The trial was terminated early for a statistically significant reduction in all-cause mortality (34%, nominal p = 0.00009). The risk of all-cause mortality plus all-cause hospitalization was reduced by 19% (p = 0.00012). The trial also showed improvements in heart failure-related mortality and heart failure-related hospitalizations, and NYHA functional class.
The table below shows the principal results for the overall study population. The figure below illustrates principal results for a wide variety of subgroup comparisons, including U.S. vs. non-U.S. populations (the latter of which was not pre-specified).
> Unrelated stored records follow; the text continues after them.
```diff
@@ -2463,7 +2477,7 @@
                 const uint32_t es = sa.early_share > 512 ? sa.early_share : 1024 - sa.early_share;
                 uint32_t eb = (uint32_t)(((uint64_t)pb * es + 512) >> 10) + 1;
                 if (eb > pb) eb = pb;
-                const uint32_t floor_w = eb * 512;
+                const uint32_t floor_w = eb * 1024;
                 if (cap_w < floor_w) cap_w = floor_w;
                 const uint32_t pool_cap = (uint32_t)(((uint64_t)kMaxQueries * j->k * 2 * rsc + kRecPoolSlice - 1) / kRecPoolSlice * kRecPoolSlice);
                 if ((rc2 = scratch_carve(ctx, kSlotHitRecords, [&](Carve& c) {
@@ -2631,7 +2645,8 @@
         if (!r.no_i8) {
             if (t->shadow_is_i8)
                 screen_prep8_kernel<<<j->nq <= 32 ? 1u : (j->nq <= 64 ? 2u : (j->nq <= 128 ? 4u : 8u)), 128, 0, ctx->stream>>>(
-                    rs.qpad, t->dim, t->max_norm, t->resid8, rs.qb16, rs.eps, rs.qscale);
+                    rs.qpad, t->dim, t->max_norm, t->resid8, rs.qb16, rs.eps, rs.qscale,
+                    j->nq > 128 && !j->l2 ? 1u : 0u);
             else
                 screen_prep_kernel<<<(kScreenMaxNQB * (t->dim / 16) * 64 + 255) / 256, 256, 0, ctx->stream>>>(
                     rs.qpad, t->dim, rs.qb16, rs.eps);
```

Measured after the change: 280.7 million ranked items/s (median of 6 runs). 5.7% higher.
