template <typename CELL, bool COLOR, bool COUNT = false, bool GT = false>
__device__ __forceinline__ float raycast_pixel_classes(const RayParams& p, const RayParams& q, const ColorGeom& cv, const int u, const int v, const ClassView& cl_arg, const unsigned* tab,
                                                       const TopLevels& top, unsigned* bitmap = nullptr, unsigned* cnt = nullptr)
{
    constexpr bool PARK = !GT && !COUNT;
    ClassView parked;
    if constexpr (PARK) parked = cl_arg;
    ClassView& clp = parked;
    if constexpr (PARK) {
        clp.fine.shift = in_vgpr(clp.fine.shift); clp.fine.ny = in_vgpr(clp.fine.ny); clp.fine.rw = in_vgpr(clp.fine.rw); clp.fine.first = in_vgpr(clp.fine.first);
        clp.coarse.ny = in_vgpr(clp.coarse.ny); clp.coarse.rw = in_vgpr(clp.coarse.rw); clp.coarse.first = in_vgpr(clp.coarse.first);
        clp.ox = in_vgpr(clp.ox); clp.oy = in_vgpr(clp.oy); clp.oz = in_vgpr(clp.oz);
        clp.eps = in_vgpr(clp.eps); clp.vref = in_vgpr(clp.vref);
    }
    const ClassView& cl = PARK ? parked : cl_arg;
    if (u >= p.w || v >= p.h) return 0.f;

    const RayBox box = ray_box(p, u, v);
    const V3 c_w = box.c_w, ray_w = box.ray_w;
    const float max_tmin = box.max_tmin, min_tmax = box.min_tmax;

    float depth = 0.0f;
    if (max_tmin < min_tmax) {
        float lambda = max_tmin;
        float last_sdf = __builtin_nanf("");
        const float min_delta = p.voxel.x;
        float delta = 0.f;
        const V3 sc = v3(p.dims1.x / p.size.x, p.dims1.y / p.size.y, p.dims1.z / p.size.z);
        const V3 pfA = v3((c_w.x - p.vol.bmin.x) * sc.x, (c_w.y - p.vol.bmin.y) * sc.y, (c_w.z - p.vol.bmin.z) * sc.z);
        const V3 pfB = v3(ray_w.x * sc.x, ray_w.y * sc.y, ray_w.z * sc.z);
        const V3 inv = v3(1.0f / pfB.x, 1.0f / pfB.y, 1.0f / pfB.z);
        const float eps = cl.eps;
        const float step_free = fmaxf(cl.vref, min_delta);
        const float inv_step_free = 1.0f / step_free, inv_trunc = 1.0f / p.trunc;
        const float band = cl.tol * cl.vref;
        bool pending = false;
        float lambda_prev = 0.f;
        bool consult = true;
        float lam_retry = lambda;
        int wait = 0, backoff = 1;
        while (lambda < min_tmax) {
            const bool look = consult && wait == 0 && lambda >= lam_retry;
            CellPos c{};
            typename CELL::InFlight fl;
            if (!look) {
                c = cell_of(p, c_w + ray_w * lambda);
                trilinear_issue<CELL>(fl, p, c);
                if constexpr (COUNT) touch_sample(bitmap, p.vol, c, cnt);
            }
            if (look) {
                if constexpr (COUNT) cnt[1] += 1;
                const float ex = __builtin_fmaf(pfB.x, lambda, pfA.x), ey = __builtin_fmaf(pfB.y, lambda, pfA.y), ez = __builtin_fmaf(pfB.z, lambda, pfA.z);
                const float flx = floorf(ex), fly = floorf(ey), flz = floorf(ez);
                const float lo_f = fminf(fminf(ex - flx, ey - fly), ez - flz), hi_f = fmaxf(fmaxf(ex - flx, ey - fly), ez - flz);
                bool run = false;
                if (fminf(fminf(ex, ey), ez) > eps && ex < p.dims1.x - eps && ey < p.dims1.y - eps && ez < p.dims1.z - eps && lo_f > eps && hi_f < 1.0f - eps) {
                    const int gx = (int)flx + cl.ox, gy = (int)fly + cl.oy, gz = (int)flz + cl.oz;
// ... 8 lines not shown
                            int c6 = class_lookup(tab, top.lv[0], gx, gy, gz);
                            if (c6 == 3 && !cl.amb_ok) c6 = 0;
                            if (c6 != 0) { cls = c6; shift = 6; }
                        }
                        if (cls == 0) {
                            int c5 = class_lookup(cl.C, cl.coarse, gx, gy, gz);
                            if (c5 == 3 && !cl.amb_ok) c5 = 0;
                            if (c5 != 0) { cls = c5; shift = 5; }
                        }
                        if (cls == 0) {
                            cls = class_lookup(cl.C, cl.fine, gx, gy, gz);
                            if (cls == 3 && !cl.amb_ok) cls = 0;
                            shift = cl.fine.shift;
                        }
                    } else {
                    cls = class_lookup(tab, cl.fine, gx, gy, gz);
                    if (cls == 3 && !cl.amb_ok) cls = 0;
                    if (cls != 0 && cl.fine.shift < 5) {
                        int c5 = class_lookup(tab, cl.coarse, gx, gy, gz);
                        if (c5 == 3 && !cl.amb_ok) c5 = 0;
                        if (c5 != 0) { cls = c5; shift = 5; }
                    }
                    if (shift == 5 && cl.top_n > 0) {
                        int c6 = class_lookup(tab, top.lv[0], gx, gy, gz);
                        if (c6 == 3 && !cl.amb_ok) c6 = 0;
                        if (c6 != 0) {
                            cls = c6; shift = 6;
                            if (cl.top_n > 1) {
                                int c7 = class_lookup(tab, top.lv[1], gx, gy, gz);
                                if (c7 == 3 && !cl.amb_ok) c7 = 0;
                                if (c7 != 0) { cls = c7; shift = 7; }
                            }
                        }
                    }
                    }
                    const float L = (float)(1 << shift);
                    const float lox = (float)(((gx >> shift) << shift) - cl.ox), loy = (float)(((gy >> shift) << shift) - cl.oy),
                                loz = (float)(((gz >> shift) << shift) - cl.oz);
                    const float bx = pfB.x >= 0.f ? lox + L - eps : lox + eps, by = pfB.y >= 0.f ? loy + L - eps : loy + eps,
                                bz = pfB.z >= 0.f ? loz + L - eps : loz + eps;
                    const float lam_exit = fminf(fminf((bx - pfA.x) * inv.x, (by - pfA.y) * inv.y), (bz - pfA.z) * inv.z);
                    if (cls != 0) {
                        delta = cls == 1 ? step_free : p.trunc;
                        pending = cls == 3 || (CELL::BYTES == 4 && cls == 1 && cl.tol > 0.f);
                        last_sdf = cls == 1 ? cl.vref : __builtin_nanf("");
// ... 28 lines not shown
                        if constexpr (COUNT) touch_sample(bitmap, p.vol, cell_of(p, c_w + ray_w * lambda_prev), cnt);
                    }
                    if (last_sdf > 0) {
                        if (p.subpix) lambda = lambda + delta * sdf / (last_sdf - sdf);
                        depth = lambda;
                    }
                    break;
                }
                delta = march_step(sdf, min_delta, p.trunc);
                lambda += delta;
                last_sdf = sdf;
                pending = false;
                consult = !(fabsf(sdf - cl.vref) > band);
            }
        }
    }

    if constexpr (COUNT) {
        if (depth > 0) touch_gradient(bitmap, p, c_w + ray_w * depth, cnt);
    } else {
        write_ray<CELL, COLOR>(q, cv, u, v, depth);
    }
    return depth > 0 ? depth : __builtin_nanf("");
}

template <bool GT = false>
__device__ __forceinline__ void classes_stage(const ClassView& cl, unsigned* tab, TopLevels& top)
{
    const uint4* src = reinterpret_cast<const uint4*>(cl.C + (GT ? cl.top_first : 0));
    uint4* dst = reinterpret_cast<uint4*>(tab);
    for (int i = threadIdx.x; i < (cl.lds_words >> 2); i += blockDim.x) dst[i] = src[i];
    ClassLevel l6, l7;
    int nx6, nz6, nx7, nz7, w6, w7;
    const int at = GT ? 0 : cl.words;
    class_level_up(cl.nx5, cl.coarse.ny, cl.nz5, 6, at, l6, nx6, nz6, w6);
    class_level_up(nx6, l6.ny, nz6, 7, at + w6, l7, nx7, nz7, w7);
    if (threadIdx.x == 0) { top.lv[0] = l6; top.lv[1] = l7; top.n = cl.top_n; }
    __syncthreads();
}

__device__ __forceinline__ bool workgroup_any(const bool yes, int* s_any)
{
    const bool wave_any = __ballot(yes) != 0ull;
    if ((threadIdx.x & 63) == 0) s_any[threadIdx.x >> 6] = wave_any ? 1 : 0;
    __syncthreads();
    return (s_any[0] | s_any[1] | s_any[2] | s_any[3]) != 0;
}

template <typename CELL, bool GT = false>
__global__ __launch_bounds__(256) void k_raycast_sdf_classes(const RayParams p, const ClassView cl)
{
    extern __shared__ unsigned s_tab[];
    __shared__ RayParams s_p;
    __shared__ TopLevels s_top;
    __shared__ int s_any[4];
    if (threadIdx.x == 0) s_p = p;
    int u, v;
    const bool carries = ray_lane_pixel(p, p.sparse_lanes, blockIdx.x, blockIdx.y, u, v);
    const bool pixel = carries && u < p.w && v < p.h;
    if constexpr (!GT) {
        if (!workgroup_any(pixel && enters(ray_box(p, u, v)), s_any)) {
            if (pixel) write_no_hit(ray_out(p, u, v));
            return;
        }
    }
    classes_stage<GT>(cl, s_tab, s_top);
    if (!carries) return;
    raycast_pixel_classes<CELL, false, false, GT>(p, s_p, ColorGeom{}, u, v, cl, s_tab, s_top);
}

template <typename CELL, bool COLOR>
__global__ __launch_bounds__(256) void k_raycast_sdf(const RayParams p, const ColorGeom cv)
{
    int u, v;
    if (!ray_lane_pixel(p, p.sparse_lanes, blockIdx.x, blockIdx.y, u, v)) return;
    raycast_pixel<CELL, COLOR>(p, cv, u, v);
}

template <typename CELL>
__global__ __launch_bounds__(256) void k_raycast_sdf_count(const RayParams p, unsigned* __restrict__ bitmap, unsigned long long* __restrict__ counters)
{
    int u, v;
    ray_pixel_of(p, blockIdx.x, blockIdx.y, threadIdx.x, u, v);
    unsigned cnt[4] = {0u, 0u, 0u, 0u}, entered = 0;
    if (u < p.w && v < p.h) {
        entered = enters(ray_box(p, u, v)) ? 1u : 0u;
        raycast_pixel<CELL, false, true>(p, ColorGeom{}, u, v, bitmap, cnt);
    }
    publish_counts(cnt, entered, counters);
}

The combined endpoints of all-cause mortality plus all-cause hospitalization and of mortality plus heart failure hospitalization showed consistent effects in the overall study population and the subgroups, including women and the U.S. population. However, in the U.S. subgroup (n = 1071) and women (n = 898), overall mortality and cardiovascular mortality appeared less affected. Analyses of female and U.S. patients were carried out because they each represented about 25% of the overall population. Nonetheless, subgroup analyses can be difficult to interpret and it is not known whether these represent true differences or chance effects.